生活被新的节奏填满——扩展的设计工作室,繁忙的项目,以及不久后降临的、他们自己的孩子。
那个从老房子带来的、锈迹斑斑的热水壶,被安置在新家客厅一个特意留出的壁龛里,周围是儿子的建筑模型和小雨淘来的现代艺术品。
它成了一个独特的视觉焦点,带着与周遭环境格格不入却又奇异地和谐的历史质感。偶尔有客人问起,他们会简单地说“是家里的老物件”,便不再多言。那些沉重的前尘往事,被妥帖地封存在了过去的时空里,不再打扰现世的安宁。
他们的儿子,在这个没有太多历史负累的环境里长大。
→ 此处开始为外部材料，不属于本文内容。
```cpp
int fnn_create(const fnn_cfg* cfg, fnn_handle** out)
{
    if (!cfg || !out) { g_create_err = "null argument"; return FNN_ERR_ARG; }
    *out = nullptr;
    if (cfg->n_fields < 2 || cfg->n_fields > 64) { g_create_err = "n_fields must be in [2, 64]"; return FNN_ERR_ARG; }
    if (cfg->mode != FNN_MODE_FM && cfg->mode != FNN_MODE_BAG) { g_create_err = "bad mode"; return FNN_ERR_ARG; }
    if (cfg->mode == FNN_MODE_BAG && (cfg->h0 < 192 || cfg->h0 > 316 || cfg->h0 % 4 != 0)) {
        g_create_err = "FNN_MODE_BAG: h0 must be a multiple of 4 in [192, 316] (the strip kernel is built for bag rows of 256 or 320 padded floats; the reference uses 200 and 300, python/SNN_RBM.py:25,53)"; return FNN_ERR_ARG; }
    if (cfg->mode == FNN_MODE_FM && (cfg->k < 1 || cfg->k > 128 || cfg->k == 16)) {
        g_create_err = "k = rank+1 must be in [1, 15] (two pad slots of the 16-float row carry w_0 and the bias) or in [17, 128] (wide rows of rup(k, 4) floats); k = 16 is not supported"; return FNN_ERR_ARG; }
    if (cfg->mode == FNN_MODE_FM && cfg->k >= 17 && cfg->n_fields * rup(cfg->k, 4) > WIDE_XW_MAX) {
        g_create_err = "k >= 17: n_fields * rup(k, 4) must be <= 4096 (the layer-one width of the wide-row path)"; return FNN_ERR_ARG; }
    if (cfg->hidden1 < 1 || cfg->hidden1 > 4095 || cfg->hidden2 < 1 || cfg->hidden2 > 255) { g_create_err = "hidden1 must be in [1, 4095], hidden2 in [1, 255]"; return FNN_ERR_ARG; }
    if (cfg->max_batch < 1 || cfg->max_batch > 16384) { g_create_err = "max_batch must be in [1, 16384] (per-field LDS sort)"; return FNN_ERR_ARG; }
    if (cfg->precision != FNN_PREC_F32 && cfg->precision != FNN_PREC_BF16 && cfg->precision != FNN_PREC_BF16X3) { g_create_err = "bad precision"; return FNN_ERR_ARG; }
    if (cfg->act < 0 || cfg->act > 2) { g_create_err = "bad act"; return FNN_ERR_ARG; }
    const FnnKnobs kn = read_knobs(cfg->mode == FNN_MODE_BAG);
    if (kn.wgrad_form == -2) { g_create_err = "FNN_WGRAD_FORM must be direct or lds"; return FNN_ERR_ARG; }
    int ndev = 0;
    hipError_t e = hipGetDeviceCount(&ndev);
    if (e != hipSuccess || ndev <= 0) {
        g_create_err = std::string("no HIP device: ") + hipGetErrorString(e) + " (libfnn_hip.so has no CPU fallback)";
        return FNN_ERR_HIP;
    }
    if (cfg->device < 0 || cfg->device >= ndev) { g_create_err = "device ordinal out of range"; return FNN_ERR_ARG; }
// ... 962 lines not shown
```

deep-ctr_amd/csrc/fnn_step_kernels.hip.h:

```cpp
#pragma once
#include "fnn_kernels.hip.h"
#include "sparse_rows.hip.h"

namespace fnn {

template <typename T, int C1, int C2, int CX, bool BAG, int NW = 4, int WTF = -1>
static __global__ __launch_bounds__(64 * NW) void k_step1(const MlpArgs<T> a)
{
    extern __shared__ __align__(16) unsigned char smem[];
    mlp_body<T, C1, C2, CX, BAG, NW, WTF>(a, blockIdx.x, smem);
}

template <typename T, int WF>
__device__ __forceinline__ void wgrad_role(const WgradArgs& wa, const int nwx, int w, const int nw, const bool aligned, unsigned char* smem)
{
    if (aligned) {
        const int cls = w & 7, k = w >> 3, qd = nw >> 3, rm = nw & 7;
        w = (cls < rm ? cls * (qd + 1) : rm * (qd + 1) + (cls - rm) * qd) + k;
    }
    wgrad_body<T, WF>(wa, w % nwx, w / nwx, smem);
}
__device__ __forceinline__ void scat1_role(const ScatArgs& sa, const int blk)
{
    if (sa.rw != SLOT) scatw1_body(sa, blk);
    else if (sa.form == SCAT1_SLOT) scat1_body(sa, blk);
    else if (sa.form == SCAT1_HALF) scat1h_body(sa, blk);
    else scat1q_body(sa, blk);
}

template <typename T, typename KT, bool M4, int WF = WGRAD_DIRECT>
static __global__ __launch_bounds__(256) void k_step2(const SortArgs so, const WgradArgs wa, const int nwx,
                                               const int splitk, const ScatArgs sa)
{
    extern __shared__ __align__(16) unsigned char smem[];
    const int b = blockIdx.x, nw = nwx * splitk;
    if (b < so.nblk) sortA_form<KT, M4>(so, b, smem);
    else if (b < so.nblk + nw) {
        const int w = b - so.nblk;
        wgrad_role<T, WF>(wa, nwx, w, nw, ((b ^ w) & 7) == 0, smem);
    }
    else if (sa.rw != SLOT) scatw1_body(sa, b - so.nblk - nw);
    else if (sa.form == SCAT1_SLOT) scat1_body(sa, b - so.nblk - nw);
    else if (sa.form == SCAT1_HALF) scat1h_body(sa, b - so.nblk - nw);
    else scat1q_body(sa, b - so.nblk - nw);
}

struct TailArgs {
    const float* slab; int splitk; size_t nw_all, nw12, nslab; float* master; float lambda1; int reg_all;
    const float* loss_t; int Ba; float* bucket; float* loss_sum; float lr; int K1p, H1p, H2p;
    void *w1, *w1t, *w2, *w2t; int nblk_red;
    float* bb0; size_t nbag, off_bag;
};
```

他听着父母偶尔提及的“太外婆”、“老房子”,对那些模糊的家族故事仅有片段式的印象,像隔着毛玻璃看到的朦胧光影。
他更熟悉的是代码、是全球化视野、是未来科技的无限可能。高中毕业后,他选择了去海外学习电影制作,镜头对准的是当下与未来,而非回望过去。
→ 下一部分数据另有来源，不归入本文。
# l90lpa/fv3-jedi-linearmodel

Hardware: AMD Instinct MI355X
Metric: column-updates/s per TL+AD dyn step (higher is better)
Workload: dtype f64; 1 GPU; C192L127 hydrostatic TL+AD, six cube faces dealt over 1 GPU(s) (6 per rank), table-driven exchange (221184 columns per GPU), k_split=2 n_split=6 dt=450s nq=4, hord mt/vt/tm/dp/tr=2/2/2/2/2 (sponge: 1/1/1/1 below level 9), kord=17, nord=1; columns_per_gpu=221184

## Files before the change

### fv3_jedi_linearmodel_amd/csrc/tpad.h

```cpp
#pragma once
#include "tpfused.h"

namespace fv3 {
FV3LM_LINK void run_tp_ad(Exec& ex, const TpFusedArgs& a0, const Ctx& c);
}

#if !defined(FV3LM_SPLIT_BUILD) || defined(FV3LM_IMPL_TPAD)
namespace fv3 {

#ifndef FV3LM_TPD_H
#define FV3LM_TPD_H 32
#endif
#if defined(FV3LM_TPD_NOUNROLL) && !defined(FV3LM_HOST_EMUL)
#define TPD_LOOP(e, n) _Pragma("nounroll") for (int e = tid; e < (n); e += NTH)
#define TPD_LOOPU(e, u, n, E) _Pragma("nounroll") for (int e = tid, u = 0; e < (n); e += NTH)
#define TPD_QACC_DIRECT 1
#else
#define TPD_LOOP(e, n) TPF_LOOP(e, n)
#define TPD_LOOPU(e, u, n, E) TPF_LOOPU(e, u, n, E)
#define TPD_QACC_DIRECT 0
#endif
#ifndef FV3LM_TPD_PREFETCH
#define FV3LM_TPD_PREFETCH 1
#endif
#ifndef FV3LM_TPD_EXP
#define FV3LM_TPD_EXP 0
#endif
#ifndef FV3LM_TPD_THREADS
#define FV3LM_TPD_THREADS 1024
#endif
constexpr int TPD_W = 64, TPD_H = FV3LM_TPD_H;
constexpr int TPD_QW = TPD_W + 6, TPD_QH = TPD_H + 6;
constexpr int TPD_AW = TPD_W + 12, TPD_AH = TPD_H + 12;
constexpr int TPD_NQ = TPD_QW * TPD_QH;
constexpr int TPD_NF2 = TPD_QW * (TPD_QH + 1);
constexpr int TPD_NFA = (TPD_AW * TPD_QH > TPD_AH * TPD_QW ? TPD_AW * TPD_QH : TPD_AH * TPD_QW);
constexpr int TPD_NC = TPD_NFA;
constexpr int TPD_NT = 2 * TPD_NQ + TPD_NF2 + 2 * TPD_NFA + TPD_NC;
constexpr int TPD_THREADS = FV3LM_TPD_THREADS;

DEV double tps_al(double fm, double f0, double fp, double cm, double c0, double cp) {
  double s = (c0 > 0. ? (1. - c0) * (1. - c0) : (1. + c0) * (1. + c0)) * f0;
  if (cp > 0.) s -= cp * (1. - cp) * fp;
  if (!(cm > 0.)) s += cm * (1. + cm) * fm;
  return s;
}
template <class D>
DEV double tps_w(bool face, int x, int n1, const D& da, int k) {
  const int e = k - x + 2;
  if (e < 0 || e > 3) return 0.;
  if (!face || (x >= 3 && x <= n1 - 2)) return (e == 0 || e == 3) ? P2 : P1;
  double w[4]; ppm_w(face, x, n1, da, w);
  return w[e];
}
template <class D>
DEV double tps_q(int iord, bool face, int k, int n1, double f0, double fp, double c0, double cp, const double* al, const D& da) {
  double s = 0.;
  if (cp > 0.) s += (iord == 1 ? 1. : cp * (3. - 2. * cp)) * fp;
  if (!(c0 > 0.)) s += (iord == 1 ? 1. : -c0 * (3. + 2. * c0)) * f0;
  if (iord == 1) return s;
  if (!face || (k >= 4 && k <= n1 - 4)) return s + P2 * al[0] + P1 * al[1] + P1 * al[2] + P2 * al[3];
// ... 24 lines not shown
  const double dsc = -Z - (1. - sc) * Y;
  dc = up ? dsc : -dsc;
}
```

时光荏苒,儿子和小雨也渐渐步入中年,鬓角染霜。设计工作室稳定运营,孩子学成后在海外工作、定居。他们的人生,似乎步入了一个相对平缓、可以稍作歇息的阶段。
一个秋日的午后,儿子收到一个从海外寄来的厚实包裹。拆开来看,是儿子执导的一部独立电影的首映邀请函和纪录片光碟,附着一封长信。信里,儿子用兴奋的笔触描述着他如何历时数年,追踪拍摄一个关于“离散与回归”的全球性艺术项目,影片即将在一个重要的国际纪录片电影节首映。
随信附上的还有一些电影剧照和工作照。其中一张,是儿子在某个东欧国家一个即将废弃的老火车站拍摄的。照片角落里,一个当地老人坐在长椅上,脚下放着一个看起来极其陈旧的、藤编的行李筐。
儿子的目光,在那张照片上停留了许久。
不是因为构图,不是因为光影,而是因为那个藤编行李筐。
一种模糊的、来自遥远童年记忆的熟悉感,攫住了他。他猛地站起身,快步走向书房——那个从老房子带来的、装着外婆温舒最深秘密的沉重皮箱,被他用防尘布盖着,放在书架最高层,多年未曾动过。
他有些费力地将皮箱搬下来,掀开防尘布,打开箱盖。熟悉的、混合着旧纸张和淡淡樟脑丸的气息扑面而来。他略过那些日记本和信件,手指有些发颤地,拂开箱底那几件折叠的旧衣物。
在那里,静静地躺着一个……几乎与照片中一模一样的、只是更为破旧、颜色更暗沉的藤编行李筐。很小,看起来只能装下不多的东西。
他从未在意过这个筐子。它只是那些沉重往事的一部分,被一同封存着。
此刻,看着照片里异国车站那个相似的筐子,再看看眼前箱底这个,一种奇异的连接感,如同微弱的电流,窜过他的脊椎。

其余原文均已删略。